> Required action
From first line to last, give the material again unchanged.

> Dataset records
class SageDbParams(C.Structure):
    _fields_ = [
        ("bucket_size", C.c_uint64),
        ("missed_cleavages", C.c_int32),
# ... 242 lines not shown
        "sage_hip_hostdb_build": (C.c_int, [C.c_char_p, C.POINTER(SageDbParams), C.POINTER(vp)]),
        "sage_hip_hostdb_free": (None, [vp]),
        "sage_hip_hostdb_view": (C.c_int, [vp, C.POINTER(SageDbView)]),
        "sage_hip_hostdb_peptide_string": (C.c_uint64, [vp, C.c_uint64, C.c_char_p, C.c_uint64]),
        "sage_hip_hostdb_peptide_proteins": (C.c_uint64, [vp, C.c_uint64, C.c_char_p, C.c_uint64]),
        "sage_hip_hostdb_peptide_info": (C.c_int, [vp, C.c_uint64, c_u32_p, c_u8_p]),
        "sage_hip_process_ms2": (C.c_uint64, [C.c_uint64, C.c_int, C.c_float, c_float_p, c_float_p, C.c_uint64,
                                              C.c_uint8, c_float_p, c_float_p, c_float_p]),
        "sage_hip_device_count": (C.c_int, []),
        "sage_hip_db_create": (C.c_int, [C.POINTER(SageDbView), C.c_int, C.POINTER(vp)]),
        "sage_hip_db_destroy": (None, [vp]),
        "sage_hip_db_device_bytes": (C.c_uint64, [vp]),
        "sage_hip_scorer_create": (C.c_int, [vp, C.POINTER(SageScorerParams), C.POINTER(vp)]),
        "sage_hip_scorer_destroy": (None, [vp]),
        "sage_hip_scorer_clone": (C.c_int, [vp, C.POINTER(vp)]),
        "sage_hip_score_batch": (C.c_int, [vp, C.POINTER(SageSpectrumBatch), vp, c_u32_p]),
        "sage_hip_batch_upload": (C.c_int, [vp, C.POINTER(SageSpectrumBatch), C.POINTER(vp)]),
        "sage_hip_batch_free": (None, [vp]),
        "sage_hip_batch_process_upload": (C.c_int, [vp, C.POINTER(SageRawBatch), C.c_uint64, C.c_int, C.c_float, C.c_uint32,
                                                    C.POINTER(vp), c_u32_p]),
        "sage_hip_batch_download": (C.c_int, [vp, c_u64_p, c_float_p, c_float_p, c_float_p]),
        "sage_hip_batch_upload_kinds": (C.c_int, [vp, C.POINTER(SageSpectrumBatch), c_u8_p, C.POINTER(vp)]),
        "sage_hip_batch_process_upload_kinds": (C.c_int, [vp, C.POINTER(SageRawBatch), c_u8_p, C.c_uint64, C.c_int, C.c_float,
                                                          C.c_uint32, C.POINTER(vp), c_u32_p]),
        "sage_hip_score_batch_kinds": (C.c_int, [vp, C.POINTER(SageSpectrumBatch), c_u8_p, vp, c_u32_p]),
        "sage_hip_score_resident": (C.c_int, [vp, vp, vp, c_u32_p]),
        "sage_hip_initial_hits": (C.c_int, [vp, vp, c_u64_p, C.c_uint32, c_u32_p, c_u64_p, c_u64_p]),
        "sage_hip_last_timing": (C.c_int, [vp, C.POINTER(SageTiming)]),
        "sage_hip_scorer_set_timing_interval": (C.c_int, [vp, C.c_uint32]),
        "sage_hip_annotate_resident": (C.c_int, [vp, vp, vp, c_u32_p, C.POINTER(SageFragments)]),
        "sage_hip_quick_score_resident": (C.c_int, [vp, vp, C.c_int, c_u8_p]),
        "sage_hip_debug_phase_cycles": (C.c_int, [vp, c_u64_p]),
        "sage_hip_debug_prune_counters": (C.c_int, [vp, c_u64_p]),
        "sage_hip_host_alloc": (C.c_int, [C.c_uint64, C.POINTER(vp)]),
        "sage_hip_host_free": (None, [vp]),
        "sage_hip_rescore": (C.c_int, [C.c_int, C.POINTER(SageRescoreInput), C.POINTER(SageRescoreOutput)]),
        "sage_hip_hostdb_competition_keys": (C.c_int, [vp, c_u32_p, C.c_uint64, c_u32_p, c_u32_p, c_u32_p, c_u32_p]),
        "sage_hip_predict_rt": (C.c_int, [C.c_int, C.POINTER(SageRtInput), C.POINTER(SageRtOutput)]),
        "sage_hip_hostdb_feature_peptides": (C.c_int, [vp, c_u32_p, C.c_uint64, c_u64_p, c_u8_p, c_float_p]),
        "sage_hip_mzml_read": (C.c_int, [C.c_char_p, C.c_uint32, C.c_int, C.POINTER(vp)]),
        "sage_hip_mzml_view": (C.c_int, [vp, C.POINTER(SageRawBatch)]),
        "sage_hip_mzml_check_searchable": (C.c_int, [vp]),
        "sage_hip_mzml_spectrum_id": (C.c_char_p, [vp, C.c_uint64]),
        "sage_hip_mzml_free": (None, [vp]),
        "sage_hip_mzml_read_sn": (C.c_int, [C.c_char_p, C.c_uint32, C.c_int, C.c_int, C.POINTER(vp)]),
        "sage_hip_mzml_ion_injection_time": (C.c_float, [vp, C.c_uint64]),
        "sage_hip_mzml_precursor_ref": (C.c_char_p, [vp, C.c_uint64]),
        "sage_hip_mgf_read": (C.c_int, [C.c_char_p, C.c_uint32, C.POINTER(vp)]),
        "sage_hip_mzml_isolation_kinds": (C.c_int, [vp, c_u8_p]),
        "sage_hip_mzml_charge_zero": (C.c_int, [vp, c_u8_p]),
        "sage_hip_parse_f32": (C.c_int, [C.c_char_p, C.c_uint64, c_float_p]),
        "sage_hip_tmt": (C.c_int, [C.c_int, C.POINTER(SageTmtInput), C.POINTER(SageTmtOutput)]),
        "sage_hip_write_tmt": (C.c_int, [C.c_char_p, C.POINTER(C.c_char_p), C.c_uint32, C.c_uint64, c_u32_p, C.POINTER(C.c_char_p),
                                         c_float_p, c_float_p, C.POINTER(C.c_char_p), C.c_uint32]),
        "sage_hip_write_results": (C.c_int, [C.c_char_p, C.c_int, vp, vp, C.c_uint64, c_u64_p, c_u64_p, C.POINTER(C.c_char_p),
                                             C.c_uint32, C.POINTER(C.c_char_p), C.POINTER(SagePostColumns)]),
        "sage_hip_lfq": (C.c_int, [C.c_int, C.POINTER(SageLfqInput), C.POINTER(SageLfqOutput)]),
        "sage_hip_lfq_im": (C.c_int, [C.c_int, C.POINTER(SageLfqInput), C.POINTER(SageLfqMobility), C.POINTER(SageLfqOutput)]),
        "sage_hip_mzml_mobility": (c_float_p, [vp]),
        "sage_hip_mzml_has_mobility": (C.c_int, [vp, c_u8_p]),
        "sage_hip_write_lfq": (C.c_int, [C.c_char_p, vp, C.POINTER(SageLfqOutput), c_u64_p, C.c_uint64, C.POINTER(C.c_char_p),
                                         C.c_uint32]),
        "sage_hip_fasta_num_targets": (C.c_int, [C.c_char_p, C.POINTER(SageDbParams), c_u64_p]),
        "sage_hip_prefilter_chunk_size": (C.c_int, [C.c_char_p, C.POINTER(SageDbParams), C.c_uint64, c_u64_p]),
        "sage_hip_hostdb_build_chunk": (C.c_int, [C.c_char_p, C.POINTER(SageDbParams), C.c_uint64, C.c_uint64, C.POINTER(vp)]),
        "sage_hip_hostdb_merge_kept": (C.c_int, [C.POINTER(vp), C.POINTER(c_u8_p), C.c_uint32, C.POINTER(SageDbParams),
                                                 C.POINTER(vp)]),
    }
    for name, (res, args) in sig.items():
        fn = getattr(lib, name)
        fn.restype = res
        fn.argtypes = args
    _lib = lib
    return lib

> Solved exercise
class SageDbParams(C.Structure):
    _fields_ = [
        ("bucket_size", C.c_uint64),
        ("missed_cleavages", C.c_int32),
# ... 242 lines not shown
        "sage_hip_hostdb_build": (C.c_int, [C.c_char_p, C.POINTER(SageDbParams), C.POINTER(vp)]),
        "sage_hip_hostdb_free": (None, [vp]),
        "sage_hip_hostdb_view": (C.c_int, [vp, C.POINTER(SageDbView)]),
        "sage_hip_hostdb_peptide_string": (C.c_uint64, [vp, C.c_uint64, C.c_char_p, C.c_uint64]),
        "sage_hip_hostdb_peptide_proteins": (C.c_uint64, [vp, C.c_uint64, C.c_char_p, C.c_uint64]),
        "sage_hip_hostdb_peptide_info": (C.c_int, [vp, C.c_uint64, c_u32_p, c_u8_p]),
        "sage_hip_process_ms2": (C.c_uint64, [C.c_uint64, C.c_int, C.c_float, c_float_p, c_float_p, C.c_uint64,
                                              C.c_uint8, c_float_p, c_float_p, c_float_p]),
        "sage_hip_device_count": (C.c_int, []),
        "sage_hip_db_create": (C.c_int, [C.POINTER(SageDbView), C.c_int, C.POINTER(vp)]),
        "sage_hip_db_destroy": (None, [vp]),
        "sage_hip_db_device_bytes": (C.c_uint64, [vp]),
        "sage_hip_scorer_create": (C.c_int, [vp, C.POINTER(SageScorerParams), C.POINTER(vp)]),
        "sage_hip_scorer_destroy": (None, [vp]),
        "sage_hip_scorer_clone": (C.c_int, [vp, C.POINTER(vp)]),
        "sage_hip_score_batch": (C.c_int, [vp, C.POINTER(SageSpectrumBatch), vp, c_u32_p]),
        "sage_hip_batch_upload": (C.c_int, [vp, C.POINTER(SageSpectrumBatch), C.POINTER(vp)]),
        "sage_hip_batch_free": (None, [vp]),
        "sage_hip_batch_process_upload": (C.c_int, [vp, C.POINTER(SageRawBatch), C.c_uint64, C.c_int, C.c_float, C.c_uint32,
                                                    C.POINTER(vp), c_u32_p]),
        "sage_hip_batch_download": (C.c_int, [vp, c_u64_p, c_float_p, c_float_p, c_float_p]),
        "sage_hip_batch_upload_kinds": (C.c_int, [vp, C.POINTER(SageSpectrumBatch), c_u8_p, C.POINTER(vp)]),
        "sage_hip_batch_process_upload_kinds": (C.c_int, [vp, C.POINTER(SageRawBatch), c_u8_p, C.c_uint64, C.c_int, C.c_float,
                                                          C.c_uint32, C.POINTER(vp), c_u32_p]),
        "sage_hip_score_batch_kinds": (C.c_int, [vp, C.POINTER(SageSpectrumBatch), c_u8_p, vp, c_u32_p]),
        "sage_hip_score_resident": (C.c_int, [vp, vp, vp, c_u32_p]),
        "sage_hip_initial_hits": (C.c_int, [vp, vp, c_u64_p, C.c_uint32, c_u32_p, c_u64_p, c_u64_p]),
        "sage_hip_last_timing": (C.c_int, [vp, C.POINTER(SageTiming)]),
        "sage_hip_scorer_set_timing_interval": (C.c_int, [vp, C.c_uint32]),
        "sage_hip_annotate_resident": (C.c_int, [vp, vp, vp, c_u32_p, C.POINTER(SageFragments)]),
        "sage_hip_quick_score_resident": (C.c_int, [vp, vp, C.c_int, c_u8_p]),
        "sage_hip_debug_phase_cycles": (C.c_int, [vp, c_u64_p]),
        "sage_hip_debug_prune_counters": (C.c_int, [vp, c_u64_p]),
        "sage_hip_host_alloc": (C.c_int, [C.c_uint64, C.POINTER(vp)]),
        "sage_hip_host_free": (None, [vp]),
        "sage_hip_rescore": (C.c_int, [C.c_int, C.POINTER(SageRescoreInput), C.POINTER(SageRescoreOutput)]),
        "sage_hip_hostdb_competition_keys": (C.c_int, [vp, c_u32_p, C.c_uint64, c_u32_p, c_u32_p, c_u32_p, c_u32_p]),
        "sage_hip_predict_rt": (C.c_int, [C.c_int, C.POINTER(SageRtInput), C.POINTER(SageRtOutput)]),
        "sage_hip_hostdb_feature_peptides": (C.c_int, [vp, c_u32_p, C.c_uint64, c_u64_p, c_u8_p, c_float_p]),
        "sage_hip_mzml_read": (C.c_int, [C.c_char_p, C.c_uint32, C.c_int, C.POINTER(vp)]),
        "sage_hip_mzml_view": (C.c_int, [vp, C.POINTER(SageRawBatch)]),
        "sage_hip_mzml_check_searchable": (C.c_int, [vp]),
        "sage_hip_mzml_spectrum_id": (C.c_char_p, [vp, C.c_uint64]),
        "sage_hip_mzml_free": (None, [vp]),
        "sage_hip_mzml_read_sn": (C.c_int, [C.c_char_p, C.c_uint32, C.c_int, C.c_int, C.POINTER(vp)]),
        "sage_hip_mzml_ion_injection_time": (C.c_float, [vp, C.c_uint64]),
        "sage_hip_mzml_precursor_ref": (C.c_char_p, [vp, C.c_uint64]),
        "sage_hip_mgf_read": (C.c_int, [C.c_char_p, C.c_uint32, C.POINTER(vp)]),
        "sage_hip_mzml_isolation_kinds": (C.c_int, [vp, c_u8_p]),
        "sage_hip_mzml_charge_zero": (C.c_int, [vp, c_u8_p]),
        "sage_hip_parse_f32": (C.c_int, [C.c_char_p, C.c_uint64, c_float_p]),
        "sage_hip_tmt": (C.c_int, [C.c_int, C.POINTER(SageTmtInput), C.POINTER(SageTmtOutput)]),
        "sage_hip_write_tmt": (C.c_int, [C.c_char_p, C.POINTER(C.c_char_p), C.c_uint32, C.c_uint64, c_u32_p, C.POINTER(C.c_char_p),
                                         c_float_p, c_float_p, C.POINTER(C.c_char_p), C.c_uint32]),
        "sage_hip_write_results": (C.c_int, [C.c_char_p, C.c_int, vp, vp, C.c_uint64, c_u64_p, c_u64_p, C.POINTER(C.c_char_p),
                                             C.c_uint32, C.POINTER(C.c_char_p), C.POINTER(SagePostColumns)]),
        "sage_hip_lfq": (C.c_int, [C.c_int, C.POINTER(SageLfqInput), C.POINTER(SageLfqOutput)]),
        "sage_hip_lfq_im": (C.c_int, [C.c_int, C.POINTER(SageLfqInput), C.POINTER(SageLfqMobility), C.POINTER(SageLfqOutput)]),
        "sage_hip_mzml_mobility": (c_float_p, [vp]),
        "sage_hip_mzml_has_mobility": (C.c_int, [vp, c_u8_p]),
        "sage_hip_write_lfq": (C.c_int, [C.c_char_p, vp, C.POINTER(SageLfqOutput), c_u64_p, C.c_uint64, C.POINTER(C.c_char_p),
                                         C.c_uint32]),
        "sage_hip_fasta_num_targets": (C.c_int, [C.c_char_p, C.POINTER(SageDbParams), c_u64_p]),
        "sage_hip_prefilter_chunk_size": (C.c_int, [C.c_char_p, C.POINTER(SageDbParams), C.c_uint64, c_u64_p]),
        "sage_hip_hostdb_build_chunk": (C.c_int, [C.c_char_p, C.POINTER(SageDbParams), C.c_uint64, C.c_uint64, C.POINTER(vp)]),
        "sage_hip_hostdb_merge_kept": (C.c_int, [C.POINTER(vp), C.POINTER(c_u8_p), C.c_uint32, C.POINTER(SageDbParams),
                                                 C.POINTER(vp)]),
    }
    for name, (res, args) in sig.items():
        fn = getattr(lib, name)
        fn.restype = res
        fn.argtypes = args
    _lib = lib
    return lib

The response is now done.